**EXERCISE**
Wherever the string "blocks" occurs in a line of these records, report that line.

**MATERIAL PROVIDED**
# fabiocarrara/neural-ode-features

Measured on AMD Instinct MI355X. Metric: images/sec (fwd+adjoint) CIFAR-10 ODE-ResNet bs=128 at 1/2/4/8 GPU, higher is better.
Workload: dtype f32

## Files before the change

### include/node_hip.h

```cpp
#ifndef NODE_HIP_H
#define NODE_HIP_H

#include <stddef.h>
#include <stdint.h>

#ifdef __cplusplus
extern "C" {
#endif

#define NODE_ABI_VERSION 6

enum { NODE_METHOD_DOPRI5 = 0, NODE_METHOD_RK4 = 1 };

enum {
  NODE_OK = 0,
  NODE_ERR_NULL = -1,
  NODE_ERR_SHAPE = -2,
  NODE_ERR_UNSUPPORTED = -3,
  NODE_ERR_WORKSPACE = -4,
  NODE_ERR_MAX_STEPS = -5,
  NODE_ERR_NONFINITE = -6,
  NODE_ERR_DT_UNDERFLOW = -7,
  NODE_ERR_HIP = -8,
  NODE_ERR_ARG = -9
// ... 217 lines not shown
  const float* b1_c2_w;
  const float* b1_ds_w;
  const float* b2_n1_w;
  const float* b2_n1_b;
  const float* b2_c1_w;
  const float* b2_n2_w;
  const float* b2_n2_b;
  const float* b2_c2_w;
  const float* b2_ds_w;
} node_stem_params;
typedef struct node_stem_grads {
  float* conv0_w; float* conv0_b;
  float* b1_n1_w; float* b1_n1_b; float* b1_c1_w; float* b1_n2_w; float* b1_n2_b; float* b1_c2_w; float* b1_ds_w;
  float* b2_n1_w; float* b2_n1_b; float* b2_c1_w; float* b2_n2_w; float* b2_n2_b; float* b2_c2_w; float* b2_ds_w;
} node_stem_grads;
size_t node_stem_workspace_bytes(const node_stem_shape* shape);
int node_stem_fwd(const node_stem_shape* shape, const node_stem_params* params, const float* x, float* out,
                  void* ws, size_t ws_bytes, void* stream);
int node_stem_bwd(const node_stem_shape* shape, const node_stem_params* params, const float* x, const float* grad_out,
                  const node_stem_grads* grads, void* ws, size_t ws_bytes, void* stream);
int node_stem_bwd_dx(const node_stem_shape* shape, const node_stem_params* params, const float* x, const float* grad_out,
                     const node_stem_grads* grads, float* d_x, void* ws, size_t ws_bytes, void* stream);
size_t node_stem_conv0_dgrad_workspace_bytes(const node_stem_shape* shape);
int node_stem_conv0_dgrad(const node_stem_shape* shape, const float* w0, const float* dy, float* d_x,
                          void* ws, size_t ws_bytes, void* stream);

typedef struct node_conv_geom {
  int32_t n, cin, cout, x_h, x_w, k, stride, pad;
} node_conv_geom;
size_t node_stem_conv_workspace_bytes(const node_conv_geom* g);
int node_stem_conv(const node_conv_geom* g, int what, const float* x, const float* w, const float* dy, float* result,
                   void* ws, size_t ws_bytes, void* stream);

typedef struct node_trunk_shape {
  int32_t n, channels, h, w, blocks;
  float eps;
} node_trunk_shape;
typedef struct node_trunk_block {
  const float* n1_w;
  const float* n1_b;
  const float* c1_w;
  const float* n2_w;
  const float* n2_b;
  const float* c2_w;
} node_trunk_block;
typedef struct node_trunk_block_grads {
  float* n1_w; float* n1_b; float* c1_w; float* n2_w; float* n2_b; float* c2_w;
} node_trunk_block_grads;
size_t node_trunk_workspace_bytes(const node_trunk_shape* shape, int keep_for_backward);
int node_trunk_fwd(const node_trunk_shape* shape, const node_trunk_block* blocks, const float* x, float* out, float* taps,
                   int keep_for_backward, void* ws, size_t ws_bytes, void* stream);
int node_trunk_bwd(const node_trunk_shape* shape, const node_trunk_block* blocks, const float* grad_out,
                   const node_trunk_block_grads* grads, float* d_x, void* ws, size_t ws_bytes, void* stream);

size_t node_retrieval_workspace_bytes(int nq, int nd, int d);
int node_retrieval_ap(int nq, int nd, int d, const float* q, const float* x, const int32_t* q_labels, const int32_t* x_labels,
                      int k, double* ap, double* ap_k, void* ws, size_t ws_bytes, void* stream);
int node_rank_ap(int nq, int nd, const float* scores, const int32_t* q_labels, const int32_t* x_labels, int k, double* ap,
                 double* ap_k, void* ws, size_t ws_bytes, void* stream);

typedef struct { int32_t fold; int32_t cls; float c; } node_svm_problem;
typedef struct { int32_t iterations; int32_t converged; double grad_ratio; } node_svm_result;
size_t node_svm_workspace_bytes(int n, int d, int p);
int node_svm_fit(int n, int d, int p, const float* x, const int32_t* labels, const int32_t* row_fold,
                 const node_svm_problem* problems, double eps, int max_iter, float* weights, node_svm_result* results, void* ws,
                 size_t ws_bytes, void* stream);
// ... 55 lines not shown
```

### neural-ode-features_amd/_lib.py

```python
from __future__ import annotations

import ctypes as C
import os

HERE = os.path.dirname(os.path.abspath(__file__))
LIB_PATH = os.path.join(HERE, 'csrc', 'libnode_hip.so')
LIB_DIAG_PATH = os.path.join(HERE, 'csrc', 'libnode_hip_diag.so')

NODE_ABI_VERSION = 6
METHOD_DOPRI5, METHOD_RK4 = 0, 1
METHODS = {'dopri5': METHOD_DOPRI5, 'rk4': METHOD_RK4}

ERRORS = {
    0: 'NODE_OK', -1: 'NODE_ERR_NULL', -2: 'NODE_ERR_SHAPE', -3: 'NODE_ERR_UNSUPPORTED',
    -4: 'NODE_ERR_WORKSPACE', -5: 'NODE_ERR_MAX_STEPS', -6: 'NODE_ERR_NONFINITE',
    -7: 'NODE_ERR_DT_UNDERFLOW', -8: 'NODE_ERR_HIP', -9: 'NODE_ERR_ARG',
}

EXPORTS = [
    'node_abi_version', 'node_last_error', 'node_param_count', 'node_workspace_bytes', 'node_solve_is_resident',
    'node_describe_dims',
    'node_odefunc_fwd', 'node_odefunc_vjp', 'node_solve_fwd', 'node_solve_adjoint',
    'node_backprop_workspace_bytes', 'node_solve_backprop',
    'node_head_fwd', 'node_head_bwd', 'node_gn_relu_fwd', 'node_gn_relu_bwd',
    'node_sgd_step', 'node_adam_step', 'node_profile_begin', 'node_profile_end',
    'node_conv3x3_w4_workspace_bytes', 'node_conv3x3_w4', 'node_w4_split3', 'node_w4_pair_stats',
    'node_stem_workspace_bytes', 'node_stem_fwd', 'node_stem_bwd', 'node_stem_conv_workspace_bytes', 'node_stem_conv',
    'node_stem_bwd_dx', 'node_stem_conv0_dgrad_workspace_bytes', 'node_stem_conv0_dgrad', 'node_attack_step', 'node_attack_judge',
    'node_head_loss_scratch_bytes', 'node_head_loss_fwd', 'node_head_loss_bwd',
    'node_flat_workspace_bytes', 'node_flat_begin', 'node_flat_stage', 'node_flat_scalar', 'node_flat_initial_step',
    'node_flat_finish_step', 'node_flat_status_read',
    'node_retrieval_workspace_bytes', 'node_retrieval_ap', 'node_rank_ap',
    'node_svm_workspace_bytes', 'node_svm_fit', 'node_svm_cv_score',
    'node_augment_batch',
    'node_imgconv_workspace_bytes', 'node_imgconv_fwd', 'node_imgconv_bwd',
    'node_trunk_workspace_bytes', 'node_trunk_fwd', 'node_trunk_bwd',
]


class NodeShape(C.Structure):
    _fields_ = [('n', C.c_int32), ('c', C.c_int32), ('h', C.c_int32), ('w', C.c_int32),
                ('groups', C.c_int32), ('eps', C.c_float)]


class NodeParams(C.Structure):
    _fields_ = [(k, C.c_void_p) for k in (
        'norm1_w', 'norm1_b', 'conv1_w', 'conv1_b', 'norm2_w', 'norm2_b',
        'conv2_w', 'conv2_b', 'norm3_w', 'norm3_b')]


WGRAD_KERNELS = ('W2_8', 'W2_4', 'W_8_8', 'W_16_2', 'W_4_4', 'T_8_8', 'T_16_4', 'T_7_7', 'T_4_4', 'P')
CONV_KERNELS = ('DIRECT_64', 'DIRECT_128', 'DIRECT_256', 'W1_64', 'W1_128', 'W1_256', 'W2_128')


class NodeDimsInfo(C.Structure):
    _fields_ = [(k, C.c_int32) for k in (
        'wgrad_kernel', 'conv_kernel', 'wino', 'bm', 's', 'csplit', 'mtiles', 'ntile', 'small', 'tiny', 'wino4', 'w4q',
        'wgrad_wino', 'wut', 'rb', 'nbands', 'nsplit', 'wgrad_pair')]


# ... 43 lines not shown

class NodeAdamTensor(C.Structure):
    _fields_ = [('param', C.c_void_p), ('grad', C.c_void_p), ('exp_avg', C.c_void_p), ('exp_avg_sq', C.c_void_p),
                ('step', C.c_void_p), ('n', C.c_size_t)]


STEM_PARAM_FIELDS = ('conv0_w', 'conv0_b', 'b1_n1_w', 'b1_n1_b', 'b1_c1_w', 'b1_n2_w', 'b1_n2_b', 'b1_c2_w', 'b1_ds_w',
                     'b2_n1_w', 'b2_n1_b', 'b2_c1_w', 'b2_n2_w', 'b2_n2_b', 'b2_c2_w', 'b2_ds_w')


class NodeStemShape(C.Structure):
    _fields_ = [('n', C.c_int32), ('in_ch', C.c_int32), ('h', C.c_int32), ('w', C.c_int32), ('filters', C.c_int32),
                ('eps', C.c_float)]


class NodeStemParams(C.Structure):
    _fields_ = [(k, C.c_void_p) for k in STEM_PARAM_FIELDS]


TRUNK_BLOCK_FIELDS = ('n1_w', 'n1_b', 'c1_w', 'n2_w', 'n2_b', 'c2_w')


class NodeTrunkShape(C.Structure):
    _fields_ = [('n', C.c_int32), ('channels', C.c_int32), ('h', C.c_int32), ('w', C.c_int32), ('blocks', C.c_int32),
                ('eps', C.c_float)]


class NodeTrunkBlock(C.Structure):
    _fields_ = [(k, C.c_void_p) for k in TRUNK_BLOCK_FIELDS]


class NodeConvGeom(C.Structure):
    _fields_ = [(k, C.c_int32) for k in ('n', 'cin', 'cout', 'x_h', 'x_w', 'k', 'stride', 'pad')]


REDUCE_MEAN, REDUCE_SUM = 0, 1


class NodeHeadLoss(C.Structure):
    _fields_ = [('n', C.c_int32), ('c', C.c_int32), ('classes', C.c_int32), ('reduction', C.c_int32),
                ('pooled', C.c_void_p), ('weight', C.c_void_p), ('bias', C.c_void_p), ('target', C.c_void_p),
                ('logits', C.c_void_p), ('loss', C.c_void_p), ('stat', C.c_void_p), ('scratch', C.c_void_p)]


class NodeHeadLossGrad(C.Structure):
    _fields_ = [(k, C.c_void_p) for k in ('grad_loss', 'grad_logits', 'd_logits', 'd_pooled', 'd_weight', 'd_bias')]


class NodeFlatSeg(C.Structure):
    _fields_ = [('y', C.c_void_p), ('y1', C.c_void_p), ('k', C.c_void_p * 7), ('n', C.c_size_t)]


class NodeFlatSolve(C.Structure):
    _fields_ = [('nseg', C.c_int32), ('has_scalar', C.c_int32), ('seg', NodeFlatSeg * 3), ('rtol', C.c_float), ('atol', C.c_float),
                ('tsign', C.c_float), ('n_targets', C.c_int32), ('ws', C.c_void_p), ('ws_bytes', C.c_size_t)]


class NodeFlatStatus(C.Structure):
    _fields_ = [('done', C.c_int32), ('status', C.c_int32), ('steps', C.c_int32), ('accepted', C.c_int32), ('rejected', C.c_int32),
                ('t', C.c_double), ('dt', C.c_double), ('first_dt', C.c_double), ('scalar', C.c_float)]


FLAT_F0, FLAT_PROBE = -1, -2

AUG_CROP, AUG_JITTER, AUG_FLIP, AUG_NORM = 1, 2, 4, 8
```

**TASK OUTPUT**
  int32_t n, channels, h, w, blocks;
int node_trunk_fwd(const node_trunk_shape* shape, const node_trunk_block* blocks, const float* x, float* out, float* taps,
int node_trunk_bwd(const node_trunk_shape* shape, const node_trunk_block* blocks, const float* grad_out,
    _fields_ = [('n', C.c_int32), ('channels', C.c_int32), ('h', C.c_int32), ('w', C.c_int32), ('blocks', C.c_int32),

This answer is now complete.